In free fall, this potential energy is converted into kinetic energy by the body is accelerated.

Since the coordinate origin can be chosen arbitrarily, the potential energy of the body is never absolute given and not measurable. Measurable are merely their changes.

For periodic motion is regularly turns potential into kinetic energy and back to potential energy. The pendulum is the potential energy, for example a maximum at the reversal points; the kinetic energy is zero here. If the thread just hangs vertically, the mass reaches its maximum speed and thus their maximum kinetic energy; the potential energy is at a minimum here. A planet has in his sonnenfernsten point, although the highest potential, but also the least kinetic energy. Up to the point nearest the Sun, his track speed just increased so much that the increase in kinetic energy compensates for the decrease in potential energy exactly.

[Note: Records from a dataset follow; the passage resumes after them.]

template <int C>
DPE_DEVICE int p_h(int row) {
  return C >= 128 ? ((row & 3) | (((row >> 3) & 1) << 2)) : (((row >> 1) & 1) | (((row >> 3) & 1) << 1));
}
typedef __attribute__((address_space(3))) s16x4 lds_s16x4_t;
DPE_DEVICE bf16x8 p_trfrag(const char* a1, const char* a2) {
  const s16x4 lo = __builtin_amdgcn_ds_read_tr16_b64_v4i16((lds_s16x4_t*)a1);
  const s16x4 hi = __builtin_amdgcn_ds_read_tr16_b64_v4i16((lds_s16x4_t*)a2);
  s16x8 r;
  r[0] = lo[0]; r[1] = lo[1]; r[2] = lo[2]; r[3] = lo[3];
  r[4] = hi[0]; r[5] = hi[1]; r[6] = hi[2]; r[7] = hi[3];
  return __builtin_bit_cast(bf16x8, r);
}

template <int K, int WN, int NS, int EPI, bool DYN = false, int K2 = 0, int C1 = 0>
__global__ __launch_bounds__(256, (K == 64 && (EPI == PW_FWD || (K2 > 0 && !DYN))) ? 3 : 2) void pw_stream_kernel(PwArgs a) {
  constexpr int KC = K / 32;
  constexpr int TILE = BM * K * 2;
  constexpr int P = TILE / 1024 / 4;
  constexpr int NI = WN / 16, MI = BM / 16;
  static_assert(P >= 1 && P * 4096 == TILE, "pieces");
  constexpr int ROWB = WN * 2 + 16, CPRW = WN / 8, RPP = 64 / CPRW, NPS = 32 / RPP;
  constexpr int STG = 32 * ROWB;
  constexpr bool NX = C1 > 0;
  static_assert(!NX || (EPI == PW_APPLY && K == 64 && WN == 64 && K2 == 0 && !DYN && (C1 == 64 || C1 == 128)), "next conv1: envelope");
  constexpr int HP = NX ? C1 / 64 : 0;
  constexpr int S = (EPI == PW_APPLY || EPI == PW_CAT ? 4 : 2) * NPS + 2 * HP;
  constexpr int VM = (NX && (NS - 1) * S + (NS - 2) * P > 63) ? 63 : (NS - 1) * S + (NS - 2) * P;
  static_assert(VM < 64, "vmcnt range");
  constexpr bool CAT = EPI == PW_CAT;
  static_assert(!CAT || (WN == 32 && 2 * K2 == K && K2 % 64 == 0), "concatenated K: envelope");
  constexpr int KS = CAT ? K2 : K;
  constexpr int KC1 = KS / 32;
  constexpr bool PF = K2 > 0 && !CAT;
  static_assert(!PF || (EPI == PW_DSUM && WN == 32 && (K2 == 64 || K2 == 128) && K2 <= K), "fused P: envelope");
  constexpr int A2OFF = NS * TILE + 4 * STG + 2 * K * 4 + 16, A2RB = 2 * (PF ? K2 : 8);
  constexpr int H1RB = C1 * 2 + 16, HCPR = NX ? C1 / 8 : 8, HRPP = 64 / HCPR;
  __shared__ __attribute__((aligned(16))) char smem[A2OFF + (PF ? BM * A2RB : NX ? 32 * H1RB : 0)];
  float* const bnin = (float*)(smem + NS * TILE + 4 * STG);
  int* const claim_slot = (int*)(smem + NS * TILE + 4 * STG + 2 * K * 4);

  constexpr bool DG = EPI == PW_DGRAD || EPI == PW_DSUM;
  const int tid = threadIdx.x, lane = tid & 63, g = lane >> 4, li = lane & 15;
  const int wid = __builtin_amdgcn_readfirstlane(tid >> 6);
  const int M = (int)a.M, N = (int)a.N, RG = a.rg;
  const int nbN = N / (4 * WN);
  const int bid = xcd_remap(blockIdx.x, gridDim.x);
  const int nb = bid % nbN;
  int rg = bid / nbN;
  const int SRG = (int)gridDim.x / nbN;
  const int n0w = nb * 4 * WN + wid * WN;
  const int tiles = (M + BM - 1) / BM;
  const int ch = lane % CPRW;
  const int nch = n0w + ch * 8;

  bf16x8 wf[NI][KC];
#pragma unroll
  for (int ni = 0; ni < NI; ++ni)
#pragma unroll
    for (int kc = 0; kc < KC; ++kc) {
      const int n = n0w + 16 * ni + li, k0 = 32 * kc + 8 * g;
      if constexpr (CAT) {
        const uint16_t* const ws = kc < KC1 ? a.w : a.w2;
        wf[ni][kc] = __builtin_bit_cast(bf16x8, *(const u32x4*)(ws + (int64_t)n * KS + (k0 - (kc < KC1 ? 0 : KS))));
      } else if constexpr (!DG) {
        wf[ni][kc] = __builtin_bit_cast(bf16x8, *(const u32x4*)(a.w + (int64_t)n * K + k0));
      } else {
        s16x8 v;
#pragma unroll
        for (int e = 0; e < 8; ++e) v[e] = (short)a.w[(int64_t)(k0 + e) * N + n];
        wf[ni][kc] = __builtin_bit_cast(bf16x8, v);
// ... 58 lines not shown
#pragma unroll
      for (int nj = 0; nj < PNJ; ++nj) pacc[ni][nj] = f32x4{0.f, 0.f, 0.f, 0.f};
  }
  float osc[8], osh[8], rsc[8], rsh[8];
  if constexpr (EPI == PW_APPLY) {
#pragma unroll
    for (int e = 0; e < 8; ++e) {
      osc[e] = a.out_coef[nch + e];
      osh[e] = a.out_coef[N + nch + e];
      rsc[e] = (!NX && a.res_coef) ? a.res_coef[nch + e] : 1.f;
      rsh[e] = (!NX && a.res_coef) ? a.res_coef[N + nch + e] : 0.f;
    }
  }
  const int rh = a.res_h, rw = a.res_w;
  auto res_off = [&](int m) -> int64_t {
    if (rh <= 0) return (int64_t)m * N + nch;
    const int hw = rh * rw, n = m / hw, r = m - n * hw, h = r / rw, w = r - h * rw;
    if ((h | w) & 1) return -1;
    return ((int64_t)(n * (rh >> 1) + (h >> 1)) * (rw >> 1) + (w >> 1)) * N + nch;
  };

  constexpr uint32_t OOB = 0xfffffff0u;
  const uint32_t ybytes = (uint32_t)((int64_t)M * N * 2), mbytes = (uint32_t)((int64_t)M * N / 8);
  const uint32_t rbytes = rh > 0 ? (uint32_t)((int64_t)(M / (rh * rw)) * (rh >> 1) * (rw >> 1) * N * 2) : ybytes;
  const __amdgpu_buffer_rsrc_t yrs = rsrc(a.y, ybytes);
  const __amdgpu_buffer_rsrc_t rrs = rsrc(a.residual, a.residual ? rbytes : 0u);
  const __amdgpu_buffer_rsrc_t rmrs = rsrc(a.res_mask, a.res_mask ? mbytes : 0u);
  const __amdgpu_buffer_rsrc_t xsrs = rsrc(a.st_x, bnx ? ybytes : 0u);
  const __amdgpu_buffer_rsrc_t smrs = rsrc(a.st_mask, (bnb && a.st_mask) ? mbytes : 0u);
  const __amdgpu_buffer_rsrc_t obrs = rsrc(a.out_bits, ((EPI == PW_APPLY || CAT) && a.out_bits) ? mbytes : 0u);
  const __amdgpu_buffer_rsrc_t psrs = rsrc(a.p_src, PF ? (uint32_t)((int64_t)M * K2 * 2) : 0u);
  const __amdgpu_buffer_rsrc_t h1rs = rsrc(a.y_next, NX ? (uint32_t)((int64_t)M * C1 * 2) : 0u);

  if (!DG && a.in_coef) {
    for (int i = tid; i < 2 * KS; i += 256) bnin[i] = a.in_coef[i];
    __syncthreads();
  }
  float c1s[CAT ? NI : 1][4], c2s[CAT ? NI : 1][4], cbs[CAT ? NI : 1][4];
  if constexpr (CAT) {
#pragma unroll
    for (int ni = 0; ni < NI; ++ni)
#pragma unroll
      for (int e = 0; e < 4; ++e) {
        const int n = n0w + 16 * ni + 4 * g + e;
        c1s[ni][e] = a.out_coef[n];
        c2s[ni][e] = a.res_coef[n];
        cbs[ni][e] = a.out_coef[N + n] + a.res_coef[N + n];
      }
  }
  if constexpr (PF) {
    if (a.p_coef)
      for (int i = tid; i < 2 * K2; i += 256) bnin[i] = a.p_coef[i];
    __syncthreads();
  }

  auto tile_body = [&](const int m0, const int cur_slot, const int nxt_tile, const int nxt_slot) {
    constexpr bool HOIST = (EPI != PW_FWD) && (WN == 32 || NX);
    constexpr bool HLD = HOIST && !CAT;
    constexpr int HN = HLD ? NPS : 1;
    u32x4 hrv[2][HN], hxv[2][HN];
    uint32_t hrmb[2][HN], hsmb[2][HN];
    if constexpr (HLD) {
#pragma unroll
      for (int hf = 0; hf < 2; ++hf)
#pragma unroll
        for (int ps = 0; ps < HN; ++ps) {
          const int m = min(m0 + 32 * hf + ps * RPP + lane / CPRW, M - 1);
          const int64_t off = (int64_t)m * N + nch;
          const int64_t ro = EPI == PW_APPLY ? off : res_off(m);
          if (a.residual) hrv[hf][ps] = __builtin_amdgcn_raw_buffer_load_b128(rrs, ro >= 0 ? (uint32_t)(ro * 2) : OOB, 0, 0);
          if constexpr (DG) {
            if (a.res_mask) hrmb[hf][ps] = __builtin_amdgcn_raw_buffer_load_b8(rmrs, (uint32_t)(off >> 3), 0, 0);
// ... 69 lines not shown
      wait_vm<P>();
      char* const a2 = smem + A2OFF;
      if (a.p_coef) {
        int ol = lane;
        asm volatile("" : "+v"(ol));
#pragma unroll
        for (int k = 0; k < PPW; ++k) {
          const int q = wid * PPW + k, r = q * PRPP + ol / PCPR, lc = (ol % PCPR) ^ (2 * p_h<K2>(r));
          const f32x4 s0 = *(const f32x4*)(bnin + 8 * lc), s1 = *(const f32x4*)(bnin + 8 * lc + 4);
          const f32x4 h0 = *(const f32x4*)(bnin + K2 + 8 * lc), h1 = *(const f32x4*)(bnin + K2 + 8 * lc + 4);
          const float sc8[8] = {s0[0], s0[1], s0[2], s0[3], s1[0], s1[1], s1[2], s1[3]};
          const float sh8[8] = {h0[0], h0[1], h0[2], h0[3], h1[0], h1[1], h1[2], h1[3]};
          u32x4* const pc = (u32x4*)(a2 + q * 1024 + ol * 16);
          float f[8];
          unpack8(*pc, f);
#pragma unroll
          for (int e = 0; e < 8; ++e) f[e] = fmaxf(fmaf(f[e], sc8[e], sh8[e]), 0.f);
          *pc = pack8(f);
        }
      }
    }
    char* stg = smem + NS * TILE + wid * STG;
#pragma unroll
    for (int hf = 0; hf < 2; ++hf) {
      if constexpr (NX) {
#pragma unroll
        for (int kc = 0; kc < KC; ++kc) {
          bf16x8 xf[2];
#pragma unroll
          for (int mh = 0; mh < 2; ++mh) xf[mh] = kfrag(img + kc * (BM * 64), 16 * (2 * hf + mh));
#pragma unroll
          for (int mh = 0; mh < 2; ++mh)
#pragma unroll
            for (int ni = 0; ni < NI; ++ni)
              acc[2 * hf + mh][ni] = __builtin_amdgcn_mfma_f32_16x16x32_bf16(wf[ni][kc], xf[mh], acc[2 * hf + mh][ni], 0, 0, 0);
        }
      }
      u32x4 rv[NPS], xv[NPS];
      uint32_t rmb[NPS], smb[NPS];
      if constexpr (HLD) {
#pragma unroll
        for (int ps = 0; ps < HN; ++ps) {
          rv[ps] = hrv[hf][ps];
          xv[ps] = hxv[hf][ps];
          rmb[ps] = a.res_mask ? hrmb[hf][ps] : 0xffu;
          smb[ps] = (bnb && a.st_mask) ? hsmb[hf][ps] : 0xffu;
        }
      } else if constexpr (DG) {
#pragma unroll
        for (int ps = 0; ps < NPS; ++ps) {
          const int m = min(m0 + 32 * hf + ps * RPP + lane / CPRW, M - 1);
          const int64_t off = (int64_t)m * N + nch;
          if (a.residual) {
            const int64_t ro = res_off(m);
            rv[ps] = ro >= 0 ? *(const u32x4*)(a.residual + ro) : u32x4{0u, 0u, 0u, 0u};
          }
          rmb[ps] = a.res_mask ? (uint32_t)a.res_mask[off >> 3] : 0xffu;
          if (bnx) xv[ps] = *(const u32x4*)(a.st_x + off);
          smb[ps] = (bnb && a.st_mask) ? (uint32_t)a.st_mask[off >> 3] : 0xffu;
        }
      }
#pragma unroll
      for (int mh = 0; mh < 2; ++mh) {
        const int mi = 2 * hf + mh;
#pragma unroll
        for (int ni = 0; ni < NI; ++ni) {
          if constexpr (CAT) {
#pragma unroll
            for (int e = 0; e < 4; ++e)
              acc[mi][ni][e] = fmaxf(fmaf(acc[mi][ni][e], c1s[ni][e], fmaf(acc2[mi][ni][e], c2s[ni][e], cbs[ni][e])), 0.f);
          }
          u32x2 pk;
          pk[0] = pack_bf2(acc[mi][ni][0], acc[mi][ni][1]);
          pk[1] = pack_bf2(acc[mi][ni][2], acc[mi][ni][3]);
          *(u32x2*)(stg + (16 * mh + li) * ROWB + (16 * ni + 4 * g) * 2) = pk;
        }
      }
      if (HLD && hf == 0) wait_vm<P>();
#pragma unroll
      for (int ps = 0; ps < NPS; ++ps) {
        const int row = ps * RPP + lane / CPRW;
        u32x4 v = *(const u32x4*)(stg + row * ROWB + ch * 16);
        const int m = m0 + 32 * hf + row;
        const bool valid = m < M;
        float f[8];
        unpack8(v, f);
        if constexpr (EPI == PW_APPLY) {
          float r[8];
          if (a.residual) unpack8(rv[ps], r);
#pragma unroll
          for (int e = 0; e < 8; ++e) {
            float t = fmaf(f[e], osc[e], osh[e]);
            if (a.residual) t += (!NX && a.res_coef) ? bf2f(f2bf(fmaf(r[e], rsc[e], rsh[e]))) : r[e];
            f[e] = fmaxf(t, 0.f);
          }
          v = pack8(f);
          if constexpr (HOIST)
            __builtin_amdgcn_raw_buffer_store_b8(relu_mask_byte(v), obrs, valid ? (uint32_t)(((int64_t)m * N + nch) >> 3) : OOB, 0, 0);
          else if (valid && a.out_bits)
            a.out_bits[((int64_t)m * N + nch) >> 3] = relu_mask_byte(v);
// ... 523 lines not shown
  }
  if (K != 64 && K != 128 && K != 256) return {0, 0};
  if (epi != PW_FWD && epi != PW_DGRAD && epi != PW_APPLY && epi != PW_DSUM && epi != PW_CAT) return {0, 0};
  const int bnb = 4 * pw_wn((int)K, epi);
  if (N % bnb || N < 2 * K) return {0, 0};
  if (M * K * 2 >= (1ll << 31) - 4096 || M * N >= (1ll << 31) - 256) return {0, 0};
  const int64_t tiles = (M + pw::BM - 1) / pw::BM;
  const int64_t nbN = N / bnb;
  const int reserve = dpe_cu_reserve();
  if (reserve > 0 && pw_dynamic()) {
    if (k2 == 128 && epi != PW_CAT) return {0, 0};
    const int64_t srg = std::max<int64_t>(1, (pw_cap<true>(K, epi, k2) - reserve) / nbN);
    static const int64_t fac = [] { const char* e = getenv("DPE_PW_DYN_FACTOR"); return (int64_t)(e ? std::max(2, atoi(e)) : 8); }();
    const int64_t rg = std::min<int64_t>(fac * srg, tiles / 7);
    if (rg > srg) return {(int)rg, (int)srg};
  }
  int64_t rg = (pw_cap<false>(K, epi, k2) - reserve) / nbN;
  rg = std::max<int64_t>(1, std::min<int64_t>(rg, tiles));
  return {(int)rg, (int)rg};
}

Elastic energy, the potential energy of the displaced from its rest position, atoms or molecules in an elastically deformed body, for example a mechanical spring. Generally refers to the energy stored in the elastic or plastic deformation in the body ( or released ) as deformation energy.

## Energy in thermodynamics

Thermal energy is the energy that is stored in the disordered motion of the atoms or molecules of a substance. It is also colloquially referred to as " heat energy" or " heat content ". The conversion of thermal energy into other forms of energy is described by the thermodynamics. Here, between the energy contained in the system (internal energy, enthalpy ) and the heat, the system limit on the transported thermal energy, differentiated.

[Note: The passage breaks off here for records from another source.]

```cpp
struct ResContinuity {
  static constexpr int NR = 3, ND = 2, NT = 3;
  template <bool GRAD>
  __device__ static inline void eval(const float (&v)[1 + ND][NR], const float* scale,
                                     float (&g)[1 + ND][NR], float (&sq)[NT],
                                     bool anchor_on, bool masked, float anchor) {
    const float h = v[0][0], U = v[0][1], V = v[0][2];
    const float h_x = v[1][0], U_x = v[1][1];
    const float h_y = v[2][0], V_y = v[2][2];
    const float fc = h_x * U + h * U_x + h_y * V + h * V_y;
    sq[0] = fc * fc;
    const float da = (anchor_on && masked) ? (h - anchor) : 0.f;
    sq[1] = da * da;
    sq[2] = (anchor_on && masked) ? 1.f : 0.f;
    if (GRAD) {
      const float rc = 2.f * scale[0] * fc;
#pragma unroll
      for (int c = 0; c < 1 + ND; ++c)
#pragma unroll
        for (int r = 0; r < NR; ++r) g[c][r] = 0.f;
      g[0][0] = rc * (U_x + V_y) + (anchor_on ? 2.f * scale[1] * da : 0.f);
      g[0][1] = rc * h_x;
      g[0][2] = rc * h_y;
      g[1][0] = rc * U; g[1][1] = rc * h;
      g[2][0] = rc * V; g[2][2] = rc * h;
    }
  }
  static constexpr int NF = 2;
  __device__ static inline void fields(const float (&v)[1 + ND][NR], float (&f)[NF],
                                       bool anchor_on, bool masked, float anchor) {
    const float h = v[0][0], U = v[0][1], V = v[0][2];
    const float h_x = v[1][0], U_x = v[1][1];
    const float h_y = v[2][0], V_y = v[2][2];
    f[0] = h_x * U + h * U_x + h_y * V + h * V_y;
    f[1] = (anchor_on && masked) ? (h - anchor) : 0.f;
  }
};

__device__ inline float tanh_f32(float x) {
  const float ax = fabsf(x);
  const float x2 = x * x;
  float p = -5.70498872745e-3f;
  p = fmaf(p, x2, 2.06390887954e-2f);
  p = fmaf(p, x2, -5.37397155531e-2f);
  p = fmaf(p, x2, 1.33314422036e-1f);
  p = fmaf(p, x2, -3.33332819422e-1f);
  const float small = fmaf(p * x2, x, x);
  const float e = __expf(2.f * ax);
  const float big = copysignf(fmaf(-2.f, __builtin_amdgcn_rcpf(e + 1.f), 1.f), x);
  return ax < 0.625f ? small : big;
}

}
```

Before: 167.5 million residual-points/s.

The sum of the thermal energy, vibrational energy in the body and binding energy is called internal energy. It is also distinguished as internal energy in many sources between the thermal internal energy, the chemical internal energy and nuclear energy, but leaves the framework of thermodynamics.

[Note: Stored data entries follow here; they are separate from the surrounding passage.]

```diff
@@ -174,3 +334,24 @@
         mu1, var1 = self_stats if self_stats is not None else self.stats(new_xyz, new_xyz)
         mu2, var2 = self.stats(pt2.transpose(1, 2).contiguous(), new_xyz)
         return chamfer_sum(mu2, mu1, 1.0 / float(M)), chamfer_sum(var2, var1, 1.0 / float(M))
+
+    def level(self, clouds, heads, b, own):
+        def cl(i):
+            if ("cl", i) not in own:
+                own[("cl", i)] = clouds[i].transpose(1, 2).contiguous()
+            return own[("cl", i)]
+
+        terms = {}
+        for run in chunks(heads, PAIR_MAX):
+            for a in run:
+                if a not in own:
+                    own[a] = self.stats(cl(a), cl(a))
+            around = segment_stats(self.nsample, cl(b), [cl(a) for a in run])
+            triples = []
+            for a, (mu2, var2) in zip(run, around):
+                scale = 1.0 / float(clouds[a].shape[2])
+                triples += [(mu2, own[a][0], scale), (var2, own[a][1], scale)]
+            sums = chamfer_sum_pairs(triples)
+            for i, a in enumerate(run):
+                terms[(a, b)] = (sums[2 * i], sums[2 * i + 1])
+        return terms
diff --git a/pdgn_amd/trainer.py b/pdgn_amd/trainer.py
--- a/pdgn_amd/trainer.py
+++ b/pdgn_amd/trainer.py
@@ -707,6 +707,13 @@
 
     def similar_terms(self, clouds, pairs, own=None):
         terms, own = {}, ({} if own is None else own)
+        if losses.PAIR_BATCH and clouds[0].is_cuda and not _lib.deterministic():
+            levels = {}
+            for a, b in pairs:
+                levels.setdefault(b, []).append(a)
+            for b, heads in levels.items():
+                terms.update(self.local_pair.level(clouds, heads, b, own))
+            return terms
         for a, b in pairs:
             if a not in own:
                 cl = clouds[a].transpose(1, 2).contiguous()
```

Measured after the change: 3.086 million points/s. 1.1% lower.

### Converting thermal energy into mechanical work

While all forms of energy under certain conditions can be completely converted into thermal energy (see # energy forms and conversions) (first law of thermodynamics ), this is not true in the reverse direction. The second law of thermodynamics here describes a very significant limitation ( Fig. 1). Depends on the temperature at which heat is available, only a more or less large portion of a cycle can be converted into mechanical work while the rest is discharged to the environment. In the technical thermodynamics, the convertible shares a form of energy are also called exergy. Exergy is not a state variable in the strict sense, because it depends not only on the state of the system but also on the state of the environment, which is given in a particular case, it must be assumed in general. Then can be illustrated track of exergy flow images of an energy conversion chain, where avoidable losses ( friction or other dissipative processes ) can be reported. In Figure 2 we see that in the conversion of chemical energy (100 % exergy ) into heat at an average temperature of 1000 ° C, the exergy content is only 80 %. If this energy is transferred as heat in a boiler to steam at 273 ° C, then only remain approximately 50% and at the transmission in a heated room at 20 ° C, only about 7%. In this case, an ambient temperature of 0 ° C was always assumed.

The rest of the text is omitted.